AVAILABLE DATA Block Start

#define HIPC(h, call)                                                                                   \
    do {                                                                                                \
        hipError_t e_ = (call);                                                                         \
        if (e_ != hipSuccess)                                                                           \
            return fail(h, OVQE_ERR_HIP, std::string(#call) + ": " + hipGetErrorString(e_));            \
    } while (0)

constexpr size_t LDS_WG_MAX = 160 * 1024;
constexpr size_t LDS_WG_BUDGET = 150 * 1024;
constexpr size_t LDS_TWO_PER_CU = 80 * 1024;
constexpr size_t SEC_LDS_MAX = 156 * 1024;

template <auto Kernel>
int lds_opt_in(ovqe_handle h, size_t bytes) {
    static std::atomic<bool> done[64];
    std::atomic<bool> &d = done[h->device & 63];
    if (!d.load(std::memory_order_acquire)) {
        HIPC(h, hipFuncSetAttribute(reinterpret_cast<const void *>(Kernel), hipFuncAttributeMaxDynamicSharedMemorySize, (int)bytes));
        d.store(true, std::memory_order_release);
    }
    return OVQE_OK;
}
template <auto K0, auto K1, auto... Ks>
int lds_opt_in(ovqe_handle h, size_t bytes) {
    const int rc = lds_opt_in<K0>(h, bytes);
    return rc ? rc : lds_opt_in<K1, Ks...>(h, bytes);
}

void free_hamdev(HamDev &H) {
    for (DevBuf *b : {&H.d_groups, &H.d_terms, &H.d_tchunks, &H.d_tgroups, &H.d_tterms, &H.d_tflats, &H.d_titems, &H.d_rest, &H.d_achunks,
                      &H.d_agroups, &H.d_aterms, &H.d_dzin, &H.d_doff, &H.d_dterms})
        if (b->p) {
            (void)hipFree(b->p);
            *b = DevBuf{};
        }
}

void free_cross_sum(CrossSum *X) {
    if (!X) return;
    free_hamdev(X->local);
    for (DevBuf *b : {&X->local_cover.d_achunks, &X->local_cover.d_agroups, &X->local_cover.d_aterms, &X->local_cover.d_groups, &X->local_cover.d_terms})
        if (b->p) (void)hipFree(b->p);
    for (int f = 0; f < 2; ++f)
        for (CrossCoverDev &C : X->partners[f])
            for (DevBuf *b : {&C.d_achunks, &C.d_agroups, &C.d_aterms, &C.d_groups, &C.d_terms})
                if (b->p) (void)hipFree(b->p);
    if (X->d_part.p) (void)hipFree(X->d_part.p);
    delete X;
}

void free_pool_plan(PoolPlan *P) {
    if (!P) return;
    for (int f = 0; f < 2; ++f)
        for (PoolCoverDev &D : P->covers[f])
            for (DevBuf *b : {&D.d_chunks, &D.d_entries, &D.d_terms})
                if (b->p) (void)hipFree(b->p);
    for (DevBuf *b : {&P->d_part, &P->d_out})
        if (b->p) (void)hipFree(b->p);
    delete P;
}

void release_block(void *p, size_t cap) {
    if (!p) return;
    if (DevBlockCache::current && DevBlockCache::current->blocks.size() < 512) DevBlockCache::current->blocks.push_back(DevBuf{p, cap});
    else (void)hipFree(p);
}

constexpr uint64_t OVQE_POLL_SENTINEL = 0x7ff8dead0badf00dull;
inline bool poll_mapped_slot(volatile uint64_t *slot) {
    const auto t0 = std::chrono::steady_clock::now();
    for (uint32_t spins = 0; *slot == OVQE_POLL_SENTINEL; ++spins) {
        __builtin_ia32_pause();
        if ((spins & 1023u) == 1023u && std::chrono::steady_clock::now() - t0 > std::chrono::milliseconds(5)) return false;
    }
    std::atomic_thread_fence(std::memory_order_acquire);
    return true;
}

inline void poll_arm(double *slots, int64_t B) {
    for (int64_t b = 0; b < B; ++b) std::memcpy(slots + b, &OVQE_POLL_SENTINEL, sizeof(uint64_t));
}
inline bool poll_mapped_slots(double *slots, int64_t B) {
    for (int64_t b = 0; b < B; ++b)
        if (!poll_mapped_slot(reinterpret_cast<volatile uint64_t *>(slots + b))) return false;
    return true;
}

int ensure(ovqe_handle h, DevBuf &b, size_t bytes) {
    if (b.cap >= bytes && b.p) return OVQE_OK;
    release_block(b.p, b.cap);
    b.p = nullptr;
    b.cap = 0;
    size_t want = std::max<size_t>(bytes, 256);
    if (DevBlockCache::current) {
        if (want < ((size_t)8 << 20)) {
            size_t base = 256;
            while (base * 2 <= want) base *= 2;
            const size_t step = base / 4;
            want = base + ((want - base + step - 1) / step) * step;
        }
        size_t cap = 0;
        if (void *p = DevBlockCache::current->take(want, &cap)) {
            b.p = p;
            b.cap = cap;
            return OVQE_OK;
        }
    }
    hipError_t e = hipMalloc(&b.p, want);
    if (e != hipSuccess && DevBlockCache::current && !DevBlockCache::current->blocks.empty()) {
        (void)hipGetLastError();
        DevBlockCache::current->flush();
        e = hipMalloc(&b.p, want);
    }
    if (e != hipSuccess) return fail(h, OVQE_ERR_ALLOC, std::string("hipMalloc: ") + hipGetErrorString(e));
    b.cap = want;
    return OVQE_OK;
}

int ensure_scratch(ovqe_handle h, int k) {
    if (h->scratch[k]) return OVQE_OK;
    hipError_t e = hipMalloc((void **)&h->scratch[k], h->namps * sizeof(amp_t));
    if (e != hipSuccess) return fail(h, OVQE_ERR_ALLOC, std::string("hipMalloc scratch: ") + hipGetErrorString(e));
    return OVQE_OK;
}

inline uint64_t local_mask(ovqe_handle h) { return h->namps - 1ull; }
inline int reduce_blocks(uint64_t namps) {
    return (int)std::min<uint64_t>(2048, std::max<uint64_t>(1, (namps + 255) / 256));
}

AVAILABLE DATA Block End

**EXERCISE BRIEF**
When the line with "for (uint32_t spins" is reached in the data above, start copying there, and copy each line exactly until the line with "if (want < ((size_t)8" has been copied; copy nothing else.

**SOLUTION FOR THIS PROBLEM**
    for (uint32_t spins = 0; *slot == OVQE_POLL_SENTINEL; ++spins) {
        __builtin_ia32_pause();
        if ((spins & 1023u) == 1023u && std::chrono::steady_clock::now() - t0 > std::chrono::milliseconds(5)) return false;
    }
    std::atomic_thread_fence(std::memory_order_acquire);
    return true;
}

inline void poll_arm(double *slots, int64_t B) {
    for (int64_t b = 0; b < B; ++b) std::memcpy(slots + b, &OVQE_POLL_SENTINEL, sizeof(uint64_t));
}
inline bool poll_mapped_slots(double *slots, int64_t B) {
    for (int64_t b = 0; b < B; ++b)
        if (!poll_mapped_slot(reinterpret_cast<volatile uint64_t *>(slots + b))) return false;
    return true;
}

int ensure(ovqe_handle h, DevBuf &b, size_t bytes) {
    if (b.cap >= bytes && b.p) return OVQE_OK;
    release_block(b.p, b.cap);
    b.p = nullptr;
    b.cap = 0;
    size_t want = std::max<size_t>(bytes, 256);
    if (DevBlockCache::current) {
        if (want < ((size_t)8 << 20)) {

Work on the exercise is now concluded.